Hacker News new | ask | show | jobs
by fitblipper 1794 days ago
I think a huge chunk of bad privacy outcomes arise through data retention policies and aggregation across many sources.

To operate, a phone company might need to know where you are calling from and who, a doctors office might need to know your medical and contact info, an isp might need to know your ip address, a dating website might need to know your ip address, your chat app might need to know your contact list, your gps might need to know your precise location at this specific time.

Do they need to know them for years though? And once all this info is aggregated, how personal is the information that can be learned?

1 comments

Really good point fitblipper - I see this all the time.

Organizations have poor/no data retention policies so they accumulate information they no longer need for many years and on the other side they continue to build new data processing capabilities that might leverage that old data which lacks any context as to what it was gathered for or how it can (or cannot) be used.

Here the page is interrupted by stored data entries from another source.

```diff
@@ -710,27 +723,23 @@
     { FsXStoreSlices xc(L.obs, L.X, tl); xc.all(); }
     __syncthreads();
     stamp<STAMP>(stamps, 1);
-    WeightHeadT<2> w4;
     {
         f32x16 hi, lo;
-        WeightHeadT<2> w1b, w2a;
+        WeightHeadT<2> w1b;
         fs_gemm<MLP_IN_PAD, FS_PX, false>(w1, PB + MLP_OFF_PB1, 2 * wave, L.X, 0, hi, lo, lane);
         gemm_prefetch_b3<MLP_IN_PAD>(w1b, PB + MLP_OFF_PB1, 2 * wave + 1, lane);
         fs_epilogue_elu<FS_P1, false>(hi, lo, L.bias1, 64 * wave, L.H1, lane, nullptr, nvalid);
         fs_gemm<MLP_IN_PAD, FS_PX, false>(w1b, PB + MLP_OFF_PB1, 2 * wave + 1, L.X, 0, hi, lo, lane);
-        gemm_prefetch_b3<MLP_H2>(w2a, PB + MLP_OFF_PB2, wave, lane);
         fs_epilogue_elu<FS_P1, false>(hi, lo, L.bias1, 64 * wave + 32, L.H1, lane, nullptr, nvalid);
         __syncthreads();
         stamp<STAMP>(stamps, 2);
-        WeightHeadT<2> w2b, w3;
-        gemm_prefetch_b3<MLP_H2>(w2b, PB + MLP_OFF_PB2 + 3 * MLP_H2 * (MLP_H1 / 2), wave, lane);
-        fs_gemm<MLP_H2, FS_P1, false>(w2a, PB + MLP_OFF_PB2, wave, L.H1, 0, hi, lo, lane);
-        fs_gemm<MLP_H2, FS_P1, false, false>(w2b, PB + MLP_OFF_PB2 + 3 * MLP_H2 * (MLP_H1 / 2), wave, L.H1, MLP_H1 / 2, hi, lo, lane);
+        WeightHeadT<2> w3;
+        fs_gemm_resident<MLP_H2, FS_P1>(wr.w2[0], L.H1, 0, hi, lo, lane);
+        fs_gemm_resident<MLP_H2, FS_P1, false>(wr.w2[1], L.H1, MLP_H1 / 2, hi, lo, lane);
         gemm_prefetch_b3<MLP_H2>(w3, PB + MLP_OFF_PB3, wave, lane);
         fs_epilogue_elu<FS_P2, false>(hi, lo, L.bias2, 32 * wave, L.H2, lane, nullptr, nvalid);
         __syncthreads();
         stamp<STAMP>(stamps, 3);
-        gemm_prefetch_b3<32>(w4, PB + MLP_OFF_PB4 + (long)(2 * wave) * 1536, 0, lane);
         fs_gemm<MLP_H2, FS_P2, false>(w3, PB + MLP_OFF_PB3, wave, L.H2, 0, hi, lo, lane);
         fs_epilogue_elu<FS_P2, false>(hi, lo, L.bias3, 32 * wave, L.H3, lane, nullptr, nvalid);
         __syncthreads();
@@ -738,7 +747,7 @@
     }
     {
         f32x16 hi, lo;
-        fs_gemm<32, FS_P2, false>(w4, PB + MLP_OFF_PB4 + (long)(2 * wave) * 1536, 0, L.H3, 32 * wave, hi, lo, lane);
+        fs_gemm_resident<32, FS_P2>(wr.w4, L.H3, 32 * wave, hi, lo, lane);
         float* pw = L.part + wave * (BM * MLP_OUT);
 #pragma unroll
         for (int g = 0; g < 4; ++g)
diff --git a/fly_bproject_amd/csrc/mlp_mfma.hip b/fly_bproject_amd/csrc/mlp_mfma.hip
--- a/fly_bproject_amd/csrc/mlp_mfma.hip
+++ b/fly_bproject_amd/csrc/mlp_mfma.hip
@@ -143,6 +143,8 @@
     int64_t* const progress0 = b.progress;
     const long ntiles = n / BM;
     long tile = blockIdx.x;
+    PolicyResident wr;
+    policy_tile_fs_resident(wr, PB);
     do {
         unsigned long long* st_tile = STAMP ? stamps + tile * (T + 1) * 8 : nullptr;
         if (threadIdx.x < 32) L.varcur[threadIdx.x] = threadIdx.x < MLP_NACT ? var[threadIdx.x] : 1.0f;
@@ -160,7 +162,7 @@
             b.reward = reward_all + (long)t * n;
             if (reset_rows) { b.reset = reset_rows + (long)t * n; b.progress = progress_rows + (long)t * n; }
             policy_tile_fs<STAMP, NORM>(L, tile, PB, t == 0 ? obs_ring : nullptr, n, v_ring + (long)t * n, eps_all + (long)t * n * MLP_NACT,
-                                        act, logp_all + (long)t * n, w1, STAMP ? st_tile + 8 * t : nullptr, norm_tab);
+                                        act, logp_all + (long)t * n, w1, wr, STAMP ? st_tile + 8 * t : nullptr, norm_tab);
             stamp<STAMP>(st_tile, 8 * t + 7);
             policy_tile_fs_head(w1, PB);
             FlyRegs nx;
```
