constexpr int CLASSIFY_THREADS = 256, CLASSIFY_PER_THREAD = 4;
struct ClassCaps { uint32_t cap[N_LISTS]; };
__global__ __launch_bounds__(CLASSIFY_THREADS) void classify_kernel(const uint64_t* __restrict__ offsets, const uint32_t* __restrict__ order, uint32_t n_reads, uint32_t k, ClassCaps caps,
                                                                   uint32_t* __restrict__ lists, uint32_t* __restrict__ counts,
                                                                   cls_placement* __restrict__ out, cls_query_stats* __restrict__ stats) {
    __shared__ uint32_t s_cnt[N_LISTS], s_base[N_LISTS];
    if (threadIdx.x < N_LISTS) s_cnt[threadIdx.x] = 0;
    __syncthreads();
    const uint32_t lane = threadIdx.x & 63;
    const uint32_t first = blockIdx.x * (CLASSIFY_THREADS * CLASSIFY_PER_THREAD) + threadIdx.x;
    int cls_id[CLASSIFY_PER_THREAD];
    uint32_t pos[CLASSIFY_PER_THREAD], rd[CLASSIFY_PER_THREAD];
#pragma unroll
    for (int i = 0; i < CLASSIFY_PER_THREAD; ++i) {
        const uint32_t at = first + i * CLASSIFY_THREADS;
        const uint32_t r = (order && at < n_reads) ? order[at] : at;
        rd[i] = r;
        cls_id[i] = -1;
        pos[i] = 0;
        if (at < n_reads) {
            const uint64_t L = offsets[r + 1] - offsets[r];
            const uint64_t nk = L < k ? 0 : 2 * (L - k + 1);
#pragma unroll
            for (int c = N_LISTS - 1; c >= 0; --c) if (nk <= caps.cap[c]) cls_id[i] = c;
            if (cls_id[i] < 0) {
                uint64_t* o = reinterpret_cast<uint64_t*>(out + r);
                o[0] = CLS_ERR_READ_TOO_LONG; o[1] = 0; o[2] = 0;
                if (stats) {
                    uint64_t* st = reinterpret_cast<uint64_t*>(stats + r);
                    st[0] = nk > 0xFFFFFFFFull ? 0xFFFFFFFFull : nk; st[1] = 0; st[2] = 0;
                }
            }
        }
#pragma unroll
        for (int c = 0; c < N_LISTS; ++c) {
            const uint64_t m = __ballot(cls_id[i] == c);
            if (!m) continue;
            uint32_t base = 0;
            if (lane == 0) base = atomicAdd(&s_cnt[c], (uint32_t)__popcll(m));
            base = __shfl(base, 0);
            if (cls_id[i] == c) pos[i] = base + (uint32_t)__popcll(m & ((1ull << lane) - 1));
        }
    }
    __syncthreads();
    if (threadIdx.x < N_LISTS) s_base[threadIdx.x] = s_cnt[threadIdx.x] ? atomicAdd(&counts[threadIdx.x], s_cnt[threadIdx.x]) : 0u;
    __syncthreads();
#pragma unroll
    for (int i = 0; i < CLASSIFY_PER_THREAD; ++i) {
        const int c = cls_id[i];
        if (c >= 0) lists[(size_t)c * n_reads + s_base[c] + pos[i]] = rd[i];
    }
}

}
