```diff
@@ -486,11 +519,11 @@
                                      local_rt ? SY_OOB : expoff, local_rt ? expoff : SY_OOB, cbase, (u32)(size_t)&sd.halo[0], (u32)(size_t)&sd.lowv[0],
                                      (u32)(size_t)&full->cons_blk[0], (u32)(size_t)&sd.never, (u32)(size_t)&sd.prod_u, ua, UT, kc, kr, erc, polls);
         else
-        st = producer_perm2(palo, pahi, pblo, pbhi, (u32)ngap, wA, wB, 63u - (u32)lane, z0, ga1, gb1, ga1 + (u32)SW_PERM_PAD, gb1 + (u32)SW_PERM_PAD,
+        st = producer_perm2(palo, pahi, pblo, pbhi, (u32)ngap, wA, wB, 63u - (u32)lane, z0, ga1, gb1, ta1, tb1,
                             local_rt ? SY_OOB : expoff, local_rt ? expoff : SY_OOB, cbase, (u32)(size_t)&sd.halo[0], (u32)(size_t)&sd.lowv[0],
-                            (u32)(size_t)&full->cons_blk[0], (u32)(size_t)&sd.never, (u32)(size_t)&sd.prod_u, UT, kc, kr, erc, polls);
-    }
-    if (dbg && lane == 0) {
+                            (u32)(size_t)&full->cons_blk[0], (u32)(size_t)&sd.never, (u32)(size_t)&sd.prod_u, UT, kc, kr, erc, polls, u0);
+    }
+    if (dbg && lane == 0 && last_task) {
         dbg[2 * s + 1] = __builtin_amdgcn_s_memrealtime();
         if (s == 0 && dbg == p.dbg) p.dbg[6 * p.nstrips + 17] = __builtin_amdgcn_s_memtime();
         if (dbg == p.dbg) {
@@ -726,7 +759,10 @@
     const int split_blk = (p.xcd_mode == 1) ? p.split_blk : 0;
     bool sf = false;
     if (split_blk > 0 && sc_cnt == 1 && sc_s0 >= p.split_from) { sf = true; fill_s = sc_s0; fill_step = S; sc_cnt = 0; }
-    else if (sc_cnt == 1 && sc_s0 == S - 1) return;
+    else if (sc_cnt == 1 && sc_s0 == S - 1 && p.band_rows == 0) return;
+
+    const int band_rows = (p.xcd_mode == 1) ? p.band_rows : 0;
+    const int band_k = S - p.band_from, band_jobs = band_rows > 0 ? band_k * (p.band_nb - 1) : 0;
 
     if (sc_cnt) {
         S2Side* sides = (S2Side*)&lds;
@@ -750,7 +786,7 @@
             const int UT = ((rows + SY_U - 1) / SY_U * SY_U + 63 + phi + 63) / 64 * 64;
             if (producer) {
                 bool local = false;
-                if (p.xcd_mode == 1 && s != sc_far && my_xcc == (blockIdx.x & 7u)) {
+                if (p.xcd_mode == 1 && s != sc_far && my_xcc == (blockIdx.x & 7u) && !(band_rows > 0 && s + 1 >= p.band_from)) {
                     Spin spin; spin.code = 16;
                     if (!xcd_local_readers(p, S, s, my_xcc, sc_far_block, spin, local)) return;
                 }
@@ -777,11 +813,21 @@
     const int nc_eff = NC;
     const bool producer = wave == 0, consumer = off0 && k9 < nc_eff, importer = off0 && k9 >= nc_eff;
 
-    for (int s = fill_s; s < S; s += fill_step) {
+    const bool helper = band_jobs > 0 && fill_s < p.band_helpers;
+    int job = -1;
+    for (int s = fill_s; s < S;) {
         const int nblk_all = (rows + SY_U - 1) / SY_U;
         const bool upper = split_blk > 0 && !sf && s >= p.split_from && strip_has_single_scout(S, s, p.split_extra);
-        const int q_lo = sf ? min(split_blk, nblk_all) : 0, q_hi = upper ? min(split_blk, nblk_all) : nblk_all;
-        if (threadIdx.x == 0) { sd.prod_u = 0; sd.halo_ready = 1; sd.never = 0x7fffffff; }
+        int q_lo = sf ? min(split_blk, nblk_all) : 0, q_hi = upper ? min(split_blk, nblk_all) : nblk_all;
+        int u0 = 0;
+        if (band_rows > 0 && s >= p.band_from) {
+            const int b = job < 0 ? 0 : 1 + job / band_k;
+            const int ph = S - 1 - s;
+            q_lo = b * (band_rows / SY_U);
+            q_hi = min(q_lo + band_rows / SY_U, nblk_all);
+            if (b > 0) u0 = b * band_rows + (ph >= 1 ? (ph - 1) / 64 * 64 : -64);
+        }
+        if (threadIdx.x == 0) { sd.prod_u = u0; sd.halo_ready = 1; sd.never = 0x7fffffff; }
         if (threadIdx.x < 8) lds.cons_blk[threadIdx.x] = ((int)threadIdx.x < nc_eff) ? q_lo - 1 : 0x7fffffff;
         for (int i = threadIdx.x; i < SY_RH; i += blockDim.x) sd.halo[i] = 0u;
         if (threadIdx.x < 128) sd.lowv[threadIdx.x] = (u32)gb;
@@ -818,7 +864,7 @@
                 if (!xcd_local_readers(p, S, s, my_xcc, sc_far_block, spin, local)) return;
             }
             const int st = s2_produce<false, false, OV>(sd, &lds, p, seq_a, ltab, my_bcode, s, S, phi, UT, lane, gb, ngap, mm, xm, nscout == 0 || sf, local, sf,
-                                             sf ? max(0, (q_lo * SY_U + phi - 1) / 64 * 64) : -1);
+                                             sf ? max(0, (q_lo * SY_U + phi - 1) / 64 * 64) : -1, u0, q_hi == nblk_all);
             if (st) {
                 __hip_atomic_store((gu32*)p.abort_flag, 16u, __ATOMIC_RELAXED, __HIP_MEMORY_SCOPE_AGENT);
                 return;
@@ -1042,16 +1088,23 @@
             if (best > 0) atomicMax(p.result_key, ((u64)(u32)best << 40) | (SW_KEY_IDX_MASK - (u64)((int64_t)bestrow * M + jA + bestcol + p.idx_off)));
         } else if (importer) {
             S2Pace pace;
-            if (p.filler_hop_ps > 0 && nscout > 0 && !p.top_gran && !sf) {
+            if (p.filler_hop_ps > 0 && nscout > 0 && !p.top_gran && !sf && job < 0) {
                 pace.on = true;
                 pace.bps = s2_stride<OV>() * ((H ? (h64 ? 8 : 4) : 0) + (P ? (p8 ? 1 : 4) : 0));
                 pace.steps = UT + 64;
                 pace.S = S; pace.s = s;
+                pace.helper = helper;
                 if (s == 0) pace.calibrate(p, 0.f);
             }
-            if (!s2_importer<OV>(sd, p, s, phi, UT, rows, gb, ngap, lane, false, pace)) return;
+            if (!s2_importer<OV>(sd, p, s, phi, UT, rows, gb, ngap, lane, false, pace, 0x7fffffff, u0)) return;
         }
         __syncthreads();
+        if (helper) {
+            job = job < 0 ? fill_s : job + p.band_helpers;
+            if (job >= band_jobs) break;
+            s = p.band_from + job % band_k;
+        } else
+            s += fill_step;
     }
 }
 
```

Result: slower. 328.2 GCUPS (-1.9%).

On the point of what degree of identification can be learned (i.e. how personal is the information), I'm constantly reminding by folks in the ML field that you can discern a huge amount about an individual quite precisely from what might initially look like anonymized data - that's one of the exploits that most concern privacy specialists when they talk about differential privacy and pseudonymization - arguably we're not where we need to be yet but thankfully there are a number of teams working on solutions to this.

By this I mean the data analysis part; the retention and policy issue, that's still one most companies need to do better on.